TASK DESCRIPTION: Please copy every line of the data in which the string "struct" appears.

....................

+  __global__ __launch_bounds__(256) void mf_gather_lat(MfParams prm, SlotLattice sl, int64_t ndofs)
+  {
+    const int64_t g = int64_t(blockIdx.x) * 256 + threadIdx.x;
+    if (g >= ndofs)
+      return;
+    const int64_t n = g / 3;
+    const int     c = int(g - n * 3);
+    int32_t       i, j, k, slot[8];
+    double        v[8];
+    slot_lattice_ijk(sl, uint32_t(n), i, j, k);
+    slot_lattice_slots(sl, i, j, k, slot);
+    const uint8_t cm = prm.cmask[n];
+    mf_slot_load_lattice(prm, slot, c, v);
+    double s = mf_slot_add_lattice(slot, v);
+    if ((cm >> c) & 1)
+      {
+        const int32_t dp = prm.diagpos[n];
+        s                = dp >= 0 ? prm.vals[int64_t(dp) * 9 + c * 4] * prm.x[g] : 0.0;
+      }
+    prm.y[g] = s;
+  }
+
+  __global__ __launch_bounds__(256) void mf_gather_dot_lat(MfParams prm, SlotLattice sl, int64_t ndofs,
+                                                           const double *__restrict__ dotv, double *partials, int64_t own0,
+                                                           int64_t own_n)
+  {
+    __shared__ double s_red[4];
+    double            acc = 0.0;
+    const int64_t     per = ((ndofs + gridDim.x - 1) / gridDim.x + 255) / 256 * 256;
+    const int64_t     g0 = int64_t(blockIdx.x) * per, g1 = imin64(ndofs, g0 + per);
+    for (int64_t g = g0 + threadIdx.x; g < g1; g += 256)
+      {
+        const int64_t n = g / 3;
+        const int     c = int(g - n * 3);
+        int32_t       i, j, k, slot[8];
+        double        v[8];
+        slot_lattice_ijk(sl, uint32_t(n), i, j, k);
+        slot_lattice_slots(sl, i, j, k, slot);
+        const uint8_t cm   = prm.cmask[n];
+        const bool    own  = g >= own0 && g < own0 + own_n;
+        const double  dv   = own ? dotv[g] : 0.0;
+        mf_slot_load_lattice(prm, slot, c, v);
+        double s = mf_slot_add_lattice(slot, v);
+        if ((cm >> c) & 1)
+          {
+            const int32_t dp = prm.diagpos[n];
+            s                = dp >= 0 ? prm.vals[int64_t(dp) * 9 + c * 4] * prm.x[g] : 0.0;
+          }
+        prm.y[g] = s;
+        if (own)
+          acc = fma(dv, s, acc);
+      }
+    acc = block_sum<256>(acc, s_red);
+    if (threadIdx.x == 0)
+      partials[blockIdx.x] = acc;
+  }
+
+  constexpr int MF_TILE_SEG = 128, MF_TILE_W = 64;
+  template <int W>
+  struct MfGatherMap
+  {
+    static constexpr int NT = W ? 12 * W : 192;
+    int32_t j = 0, k = 0, x0 = 0, xi = 0;
+    bool    line_in = false;
+    __device__ __forceinline__ MfGatherMap(const SlotLattice &sl, const int m, const int64_t node0, const int64_t nnodes)
+    {
+      if constexpr (W > 0)
+        {
+          const int32_t k0 = int32_t(slot_lattice_div(uint32_t(node0), sl.magic_nn01));
+          const int32_t k1 = k0 + int32_t(slot_lattice_div(uint32_t(nnodes), sl.magic_nn01));
+          const int     line = m / W;
+          xi      = m % W;
+          j       = int32_t(blockIdx.y) * 2 + (line & 1);
+          k       = ((k0 >> 1) + int32_t(blockIdx.z)) * 2 + (line >> 1);
+          x0      = int32_t(blockIdx.x) * MF_TILE_SEG;
+          line_in = j <= 2 * sl.nc[1] && k >= k0 && k < k1;
+        }
+    }
+    static __device__ __forceinline__ int steps() { return W ? MF_TILE_SEG / W : 1; }
+    __device__ __forceinline__ bool node(const SlotLattice &sl, const int st, const int m, const int64_t node0, const int64_t nnodes,
+                                         int64_t &n, int32_t &i, int32_t &jj, int32_t &kk) const
+    {
+      if constexpr (W > 0)
+        {
+          i  = x0 + st * W + xi;
+          jj = j, kk = k;
+          const bool in = line_in && i < sl.nn0;
+          n             = in ? int64_t(i) + int64_t(sl.nn0) * j + int64_t(sl.nn01) * k : node0;
+          return in;
+        }
+      else
+        {
+          const int64_t nl = int64_t(blockIdx.x) * 64 + m;
+          const bool    in = nl < nnodes;
+          n                = in ? node0 + nl : node0;
+          slot_lattice_ijk(sl, uint32_t(n), i, jj, kk);
+          return in;
+        }
+    }
+    __device__ __forceinline__ bool more(const SlotLattice &sl, const int st) const
+    {
+      return W > 0 && st + 1 < steps() && x0 + (st + 1) * W < sl.nn0;
+    }
+  };
+
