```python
def _side_priority(which):
# ... 51 lines not shown
    B, H, W, Cin = x.shape
    kh, kw, cg, Cout = dw_hwio.shape
    L = _native.lib()
    st = _stream()

    shape = (B, H, W, Cin, Cout, kh, kw, stride, pad, groups)
    bf16 = bool(precision == "bf16" and B * H * W >= BF16_MIN_PIXELS and ask("wgrad_kernel_ok", *shape, WGRAD_BF16))
    if (x.dtype != F32 or dy.dtype != F32) and not bf16:
        raise RuntimeError("scouter_amd: a bf16-stored activation / gradient needs the bf16-input weight-gradient kernel "
                           "(precision 'bf16', same-size stride-1 layer); got %s" % (tuple(x.shape),))

    def launch(plan, dry=False):
        if dry:
            return True
        need = L.scouter_conv2d_wgrad_workspace_bytes(B, H, W, Cin, Cout, kh, kw, stride, pad, groups, plan)
        ws = workspace(need, x.device)
        args = (_p(x), _p(dy), _p(dw_hwio), B, H, W, Cin, Cout, kh, kw, stride, pad, groups, plan, _p(ws), ws.numel())
        if bf16:
            _native.check(L.scouter_conv2d_wgrad_bf16_io(
                *args, (IO_X_BF16 if x.dtype == BF16 else 0) | (IO_R_BF16 if dy.dtype == BF16 else 0), st), "conv2d_wgrad")
        else:
            _native.check(L.scouter_conv2d_wgrad_f32(*args, st), "conv2d_wgrad")
        return True

    plan = _pick_tile(("wgrad", bf16, B, H, W, Cin, Cout, kh, kw, stride, pad, groups), launch, _WGRAD_PLANS)
    if not bf16 and get_switch("xwt") and ask("wgrad_kernel_ok", *shape, WGRAD_ROWS32):
        plan = -1
    if bf16 and get_switch("bwt") and wgrad_prerounds(*shape):
        if x.dtype != BF16:
            x = planes_split(x, 1)[0]
        if dy.dtype != BF16:
# ... 1049 lines not shown
```

scouter_amd/nn_hip.py:

```python
import math
import os
from collections import namedtuple

import torch
import torch.nn as nn

from . import kernels as K


class Act(nn.Module):

    def forward(self, x):
        raise RuntimeError("activation is fused; call the parent module")


GRAD_STORAGE_BF16 = os.environ.get("SCOUTER_BF16_GRADS", "1") != "0"

ConvRoute = namedtuple("ConvRoute", "fwd dgrad wgrad split_fwd split_dgrad planes_in planes_dy")
ConvCtx = namedtuple("ConvCtx", "x wd xp")
StemCtx = namedtuple("StemCtx", "x shape")
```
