# SRainGit/CAE-LO

Measured on AMD Instinct MI355X. Metric: KITTI frames/sec end-to-end (keypts+desc+match+RANSAC), higher is better.
Workload: dtype f32

## Files before the change

### cae-lo_amd/csrc/caelo_internal.h

```cpp
#pragma once
#include <hip/hip_runtime.h>
#include <stdint.h>
#include <stdio.h>
#include <string.h>

#include "../../include/caelo.h"

#define CAELO_API extern "C" __attribute__((visibility("default")))

void caelo_set_error(const char *fmt, ...);

#define CAELO_HIP(expr)                                                                     \
    do {                                                                                    \
        hipError_t _e = (expr);                                                             \
        if (_e != hipSuccess) {                                                             \
            caelo_set_error("%s:%d: %s failed: %s", __FILE__, __LINE__, #expr, hipGetErrorString(_e)); \
            return CAELO_ERR_HIP;                                                           \
        }                                                                                   \
    } while (0)

#define CAELO_LAUNCH_CHECK()                                                                \
    do {                                                                                    \
        hipError_t _e = hipGetLastError();                                                  \
        if (_e != hipSuccess) {                                                             \
            caelo_set_error("%s:%d: kernel launch failed: %s", __FILE__, __LINE__, hipGetErrorString(_e)); \
            return CAELO_ERR_HIP;                                                           \
        }                                                                                   \
    } while (0)

#define CAELO_REQUIRE(cond, msg)                         \
    do {                                                 \
        if (!(cond)) {                                   \
            caelo_set_error("%s: %s", __func__, msg);    \
            return CAELO_ERR_ARG;                        \
        }                                                \
    } while (0)

struct caelo_ctx {
    int device;
    float *resp_w;
    bool has_resp;
    float *enc_w1;
    float *enc_b1;
    float *enc_w2;
    float *enc_b2;
    float *enc_c0;
    float *enc_w3;
    float *enc_b3;
    void *enc_w1f;
    void *enc_w2x;
    void *enc_w3x;
    void *enc_wd1x;
    float *enc_bd1;
    float *enc_wd2;
    void *enc_wd2q;
    float *enc_bd2;
    void *enc32_wd1x;
    float *enc32_bd1;
    bool has_enc;
    int enc_hidden, enc_code;
    bool enc_reference;
    int32_t *faults;
    double *proj_edge;
    float *dec_w;
    bool has_dec;
    int dec_hidden, dec_out;
    double calib_angle;
};

#define CAELO_EMPTY_KEY 0xFFFFFFFFFFFFFFFFull

struct caelo_brick_table {
    unsigned long long *keys;
    unsigned long long *bits;
    uint32_t mask;
};
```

....................

ANSWER FOR THIS EXERCISE:
+  struct MfGatherMap
struct caelo_ctx {
struct caelo_brick_table {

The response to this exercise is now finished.